Department of Computer Science and Electronics, Faculty of Mathematics and Natural Sciences, Universitas Gadjah Mada, Yogyakarta 55281, Indonesia.
Department of Bioinformatics, School of Life Sciences, Indonesia International Institute for Life Sciences, Jakarta 13210, Indonesia.
Genes (Basel). 2022 Jul 26;13(8):1330. doi: 10.3390/genes13081330.

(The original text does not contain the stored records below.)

@@ -572,35 +574,38 @@
 __global__ void __launch_bounds__(kBlock, WTGPU_LB_STAGE) k_tr_policy(launch_args_t a, uint32_t it) {
     __shared__ stack_entry_t lds[kBlock];
     uint32_t* ctl = a.st.ctl;
-    const uint32_t n = ctl[CTL_TPOL_COUNT0 + (it & 1u)];
-    if (blockIdx.x == 0 && threadIdx.x == 0) {
-        ctl[CTL_TCONE_HEAD] = 0;
-        ctl[CTL_TPOL_COUNT0 + ((it + 1u) & 1u)] = 0;
-    }
+    const binq_t polq = binq_consumer(trace_pol_binq(a, it & 1u));
+    binq_reset(ctl + CTL_TCONE_HEAD);
+    binq_reset(ctl + CTL_TPOL_COUNT0 + kBinSlots * ((it + 1u) & 1u));
     bdpt_counters_t ctr;
     memset(&ctr, 0, sizeof(ctr));
     const stack_ref_t stack = make_stack_ref(lds + threadIdx.x, kBlock, 1, 1, nullptr);
     const bool rt = a.sc.sensor.ray_trace_only || a.sc.opts.force_ray_tracing;
     const int lane = threadIdx.x & 63;
     uint32_t* stage = trace_stage_words(a);
-    const uint32_t* polq = trace_pol_queue(a);
-    uint32_t* coneq = trace_cone_queue(a);
+    const binq_t coneq = trace_cone_binq(a, it & 1u);
+    const uint32_t home = binq_home(polq);
+    uint32_t vis = 0;
     for (;;) {
-        const uint32_t base = wave_grab(ctl + CTL_TPOL_HEAD);
-        if (base >= n) break;
+        uint32_t base = 0, n = 0;
+        size_t off = 0;
+        if (!binq_grab(polq, home, vis, 64u, base, n, off)) break;
         const uint32_t qi = base + (uint32_t)lane;
         bool fin = false, query = false;
-        uint32_t w = 0;
+        uint32_t w = 0, bin = 0;
         trav_result_t r;
         if (qi < n) {
-            w = polq[qi];
+            w = polq.data[off + qi];
             trace_stage_t ts;
             soa_load(stage, kStageWords, w, ts);
             query = tr_policy_run(a.sc, ts.env, rt, stack, ts.aw, r);
             fin = !query;
-            if (query) soa_store(stage + offsetof(trace_stage_t, aw) / 4, kStageWords, w, ts.aw);
-        }
-        wave_append(coneq, ctl + CTL_TCONE_COUNT0 + (it & 1u), query, w);
+            if (query) {
+                soa_store(stage + offsetof(trace_stage_t, aw) / 4, kStageWords, w, ts.aw);
+                bin = trace_bin(a.sc, coneq, ts.env, ts.aw);
+            }
+        }
+        binq_append(coneq, query, w, bin);
         tr_finish(a, ctl, ctr, fin, w, r);
     }
     if (a.count_stats) flush_counters(a.st.counters, ctr);
@@ -608,8 +613,9 @@
 __global__ void __launch_bounds__(kBlock, WTGPU_LB_TRACE) k_tr_tail(launch_args_t a, uint32_t it) {
     __shared__ stack_entry_t lds[kLdsStack * kBlock];
     uint32_t* ctl = a.st.ctl;
-    const uint32_t n = ctl[CTL_TPOL_COUNT0 + (it & 1u)];
-    if (blockIdx.x == 0 && threadIdx.x == 0) ctl[CTL_TCONE_COUNT0] = ctl[CTL_TCONE_COUNT1] = 0;
+    const binq_t polq = binq_consumer(trace_pol_binq(a, it & 1u));
+    binq_reset(ctl + CTL_TCONE_COUNT0);
+    binq_reset(ctl + CTL_TCONE_COUNT0 + kBinSlots);
     bdpt_counters_t ctr;
     memset(&ctr, 0, sizeof(ctr));
     stack_entry_t spill[kSpillStack];
@@ -619,16 +625,18 @@
     const bool rt = a.sc.sensor.ray_trace_only || a.sc.opts.force_ray_tracing;
     const int lane = threadIdx.x & 63;
     uint32_t* stage = trace_stage_words(a);
-    const uint32_t* polq = trace_pol_queue(a);
+    const uint32_t home = binq_home(polq);
+    uint32_t vis = 0;
     for (;;) {
-        const uint32_t base = wave_grab(ctl + CTL_TPOL_HEAD);
-        if (base >= n) break;
+        uint32_t base = 0, n = 0;
+        size_t off = 0;
+        if (!binq_grab(polq, home, vis, 64u, base, n, off)) break;
         const uint32_t qi = base + (uint32_t)lane;
         const bool have = qi < n;
         uint32_t w = 0;
         trav_result_t r;
         if (have) {
-            w = polq[qi];
+            w = polq.data[off + qi];
             trace_stage_t ts;
             soa_load(stage, kStageWords, w, ts);
             uint32_t* slot = a.st.tris + (size_t)w * kTriListWords;
diff --git a/wave_tracer_amd/csrc/kernels_walk.hip b/wave_tracer_amd/csrc/kernels_walk.hip
--- a/wave_tracer_amd/csrc/kernels_walk.hip
+++ b/wave_tracer_amd/csrc/kernels_walk.hip
@@ -11,7 +11,7 @@
         ctl[CTL_COUNT1] = 0;
         ctl[CTL_BACK0] = ctl[CTL_BACK1] = 0;
         ctl[CTL_HEAD_TRACE] = ctl[CTL_HEAD_INTERACT] = ctl[CTL_HEAVY_COUNT] = ctl[CTL_HEAVY_HEAD] = ctl[CTL_FSD_COUNTER] = ctl[CTL_ROUNDS] = 0;
-        ctl[CTL_TPOL_COUNT0] = ctl[CTL_TPOL_COUNT1] = ctl[CTL_TPOL_HEAD] = ctl[CTL_TCONE_COUNT0] = ctl[CTL_TCONE_COUNT1] = ctl[CTL_TCONE_HEAD] = 0;
+        for (uint32_t k = CTL_TCONE_COUNT0; k < CTL_BINQ_END; ++k) ctl[k] = 0;
         ctl[CTL_INTB_COUNT] = ctl[CTL_INTB_HEAD] = ctl[CTL_GATHER_COUNT] = ctl[CTL_GATHER_HEAD] = ctl[CTL_INTC_COUNT] = ctl[CTL_INTC_HEAD] = 0;
         ctl[CTL_FTASK_COUNT] = ctl[CTL_FTASK_HEAD] = ctl[CTL_FSPLIT_HEAD] = ctl[CTL_EPOOL_COUNT] = ctl[CTL_FSD_ECOUNTER] = 0;
         ctl[CTL_INTD_COUNT] = ctl[CTL_INTD_HEAD] = 0;
diff --git a/wave_tracer_amd/csrc/wtgpu.hip b/wave_tracer_amd/csrc/wtgpu.hip
--- a/wave_tracer_amd/csrc/wtgpu.hip
+++ b/wave_tracer_amd/csrc/wtgpu.hip
@@ -100,6 +100,7 @@
         uint32_t heavy_waves_per_cu = 8, round_blocks_per_cu = 8, grid_div_b = 4, grid_div_c = 1, grid_div_hard = 4, grid_mul_flux = 2, coop_aperture_min = 8, heavy_probe = 1, flux_task_tris = kFluxTaskTris;
         uint32_t coop_io = 0, primary_axis = 0, sorted_interact = 0, staged_connect = 0, conn_pool = 16, grid_div_cls[4] = {1, 4, 2, 4};
         uint32_t trace_staged = 1, trace_stages = 3, trace_staged_rounds = 4;
+        uint32_t queue_bins = 1, queue_bin_seg = 0, queue_key = 1;
         uint32_t trace_sm = 0, trace_ab = 0;
         uint32_t light_rounds = 1;
         uint32_t max_rounds = kWalkIterLimit;
@@ -441,6 +442,9 @@
     k.trace_staged = u("WTGPU_TRACE_STAGED", k.trace_staged);
     k.trace_staged_rounds = u("WTGPU_TRACE_STAGED_ROUNDS", k.trace_staged_rounds);
     k.trace_stages = std::min(16u, std::max(1u, u("WTGPU_TRACE_STAGES", k.trace_stages)));
+    k.queue_bins = std::min(kMaxQueueBins, std::max(1u, u("WTGPU_QUEUE_BINS", k.queue_bins)));
+    k.queue_bin_seg = u("WTGPU_QUEUE_BIN_SEG", 0);
+    k.queue_key = u("WTGPU_QUEUE_KEY", 1) ? 1u : 0u;
     k.sorted_interact = u("WTGPU_SORTED_INTERACT", 0);
     k.primary_axis = u("WTGPU_PRIMARY_AXIS", 0);
     k.coop_io = u("WTGPU_COOP_IO", 0);
@@ -564,7 +568,7 @@
     {
         const bool pm = h.opts.integrator != INTEGRATOR_BDPT;
         const uint64_t mv = (uint64_t)h.opts.max_depth + 2;
-        uint64_t per_sample = 4ull * (2 * ((pm ? kPathWalkWords : kWalkWords) + (pm ? 0 : mv * kVertexWords) + kTravWords + kStageWords + 2 + kTriListWords) + kCtxWords) + 64ull * 28ull + 2048ull;
+        uint64_t per_sample = 4ull * (2 * ((pm ? kPathWalkWords : kWalkWords) + (pm ? 0 : mv * kVertexWords) + kTravWords + kStageWords + 4 + kTriListWords) + kCtxWords) + 64ull * 28ull + 2048ull;
         if (pm) per_sample += 2ull * 48ull * sizeof(utd_edge_rec_t) + sizeof(path_nee_rec_t) + 3ull * 4ull + 4ull + sizeof(uint2);
         else per_sample += (s->knobs.staged_connect ? (uint64_t)s->knobs.conn_pool * (sizeof(conn_pending_t) + 4ull) : 0ull) + (s->knobs.sorted_interact ? 4ull * 2ull * kNumWalkClasses : 0ull);
         uint64_t budget = 224ull << 30;
@@ -638,7 +642,7 @@
         if ((rc = dmalloc(s, &st.tris, (size_t)kTriListWords * W2))) return rc;
         if ((rc = dmalloc(s, &st.queue[0], W2))) return rc;
         if ((rc = dmalloc(s, &st.queue[1], W2))) return rc;
-        if ((rc = dmalloc(s, &st.heavy_queue, 3 * W2))) return rc;
+        if ((rc = dmalloc(s, &st.heavy_queue, W2 + 2 * binq_words(W2)))) return rc;
         if ((rc = dmalloc(s, &st.intb_queue, W2))) return rc;
         if ((rc = dmalloc(s, &st.gather_queue, W2))) return rc;
         if ((rc = dmalloc(s, &st.intc_queue, W2))) return rc;
@@ -650,6 +654,12 @@
         if ((rc = dmalloc(s, &st.epool, (size_t)st.epool_cap))) return rc;
         if ((rc = dmalloc(s, &st.ctl, (size_t)CTL_WORDS))) return rc;
         HIP_CHECK(hipMemset(st.ctl, 0, CTL_WORDS * sizeof(uint32_t)));
+        {
+            const uint32_t nbins = s->knobs.queue_bins, full = (uint32_t)((W2 + nbins - 1) / nbins);
+            const uint32_t shape[2] = {nbins, s->knobs.queue_bin_seg ? std::min(full, s->knobs.queue_bin_seg) : full};
+            HIP_CHECK(hipMemcpy(st.ctl + CTL_QBINS, shape, sizeof(shape), hipMemcpyHostToDevice));
+            HIP_CHECK(hipMemcpy(st.ctl + CTL_QKEY, &s->knobs.queue_key, 4, hipMemcpyHostToDevice));
+        }
         st.fsd_cap = (h.opts.FSD && !h.opts.force_ray_tracing && !path_mode) ? (uint32_t)std::min<uint64_t>(W2, 1u << 22) : 1u;
         if ((rc = dmalloc(s, &st.fsd_hdr, st.fsd_cap))) return rc;
         st.fsd_ecap = st.fsd_cap > 1 ? (uint32_t)std::min<uint64_t>(64ull * st.cap + kFsdMaxEdges, 1ull << 28) : 1u;
diff --git a/wave_tracer_amd/csrc/wtgpu_kernels.h b/wave_tracer_amd/csrc/wtgpu_kernels.h
--- a/wave_tracer_amd/csrc/wtgpu_kernels.h
+++ b/wave_tracer_amd/csrc/wtgpu_kernels.h
@@ -49,10 +49,10 @@
 
 enum : uint32_t { CTL_STRAT_HEAD_OPEN = 25, CTL_UTD_COUNT0 = 26, CTL_UTD_COUNT1 = 27, CTL_FSDQ_COUNT0 = 28, CTL_FSDQ_COUNT1 = 29, CTL_FSDQ_HEAD = 30, CTL_NEEQ_COUNT = 31, CTL_NEEQ_HEAD = 32, CTL_COUNT0 = 0, CTL_COUNT1 = 1, CTL_HEAD_TRACE = 2, CTL_HEAD_INTERACT = 3, CTL_HEAVY_COUNT = 4, CTL_HEAVY_HEAD = 5, CTL_FSD_COUNTER = 6,
                   CTL_ROUNDS = 7, CTL_STRAT_HEAD = 8, CTL_INTB_COUNT = 9, CTL_INTB_HEAD = 10, CTL_GATHER_COUNT = 11, CTL_GATHER_HEAD = 12, CTL_INTC_COUNT = 13, CTL_INTC_HEAD = 14, CTL_FTASK_COUNT = 15, CTL_FTASK_HEAD = 16, CTL_FSPLIT_HEAD = 17, CTL_EPOOL_COUNT = 18, CTL_FSD_ECOUNTER = 19, CTL_INTD_COUNT = 20, CTL_INTD_HEAD = 21, CTL_BACK0 = 22, CTL_BACK1 = 23,
-                  CTL_TPOL_COUNT0 = 41, CTL_TPOL_COUNT1 = 42, CTL_TPOL_HEAD = 43, CTL_TCONE_COUNT0 = 44, CTL_TCONE_COUNT1 = 45, CTL_TCONE_HEAD = 46,
                   CTL_CLS_COUNT0 = 33, CTL_CLS_HEAD0 = 37,
                   CTL_LIGHT_DONE = 47, CTL_LIGHT_STOP = 48,
-                  CTL_WORDS = 56 };
+                  CTL_QBINS = 56, CTL_QSEG = 57, CTL_QKEY = 41, CTL_TCONE_COUNT0 = 58, CTL_TCONE_HEAD = 76, CTL_TPOL_COUNT0 = 85, CTL_TPOL_HEAD = 103, CTL_BINQ_END = 112,
+                  CTL_WORDS = 112 };
 constexpr uint32_t kTriListWords = 128;
 constexpr uint32_t kGatherMarker = 0xFFFFFFFEu;
 constexpr uint32_t kApertureMarker = 0xFFFFFFFDu, kNullApertureMarker = 0xFFFFFFFCu;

Severe Acute Respiratory Syndrome Coronavirus 2 (SARS-CoV-2) is a newly emerging virus well known as the major cause of the worldwide pandemic due to Coronavirus Disease 2019 (COVID-19). Major breakthroughs in the Next Generation Sequencing (NGS) field were elucidated following the first release of a full-length SARS-CoV-2 genome on the 10 January 2020, with the hope of turning the table against the worsening pandemic situation. Previous studies in respiratory virus characterization require mapping of raw sequences to the human genome in the downstream bioinformatics pipeline as part of metagenomic principles. Illumina, as the major player in the NGS arena, took action by releasing guidelines for improved enrichment kits called the Respiratory Virus Oligo Panel (RVOP) based on a hybridization capture method capable of capturing targeted respiratory viruses, including SARS-CoV-2; therefore, allowing a direct map of raw sequences data to SARS-CoV-2 genome in downstream bioinformatics pipeline. Consequently, two bioinformatics pipelines emerged with no previous studies benchmarking the pipelines. This study focuses on gaining insight and understanding of target enrichment workflow by Illumina through the utilization of different bioinformatics pipelines named as 'Fast Pipeline' and 'Normal Pipeline' to SARS-CoV-2 strains isolated from Yogyakarta and Central Java, Indonesia. Overall, both pipelines work well in the characterization of SARS-CoV-2 samples, including in the identification of major studied nucleotide substitutions and amino acid mutations. A higher number of reads mapped to the SARS-CoV-2 genome in Fast Pipeline and merely were discovered as a contributing factor in a higher number of coverage depth and identified variations (SNPs, insertion, and deletion). Fast Pipeline ultimately works well in a situation where time is a critical factor. On the other hand, Normal Pipeline would require a longer time as it mapped reads to the human genome. Certain limitations were identified in terms of pipeline algorithm, whereas it is highly recommended in future studies to design a pipeline in an integrated framework, for instance, by using NextFlow, a workflow framework to combine all scripts into one fully integrated pipeline.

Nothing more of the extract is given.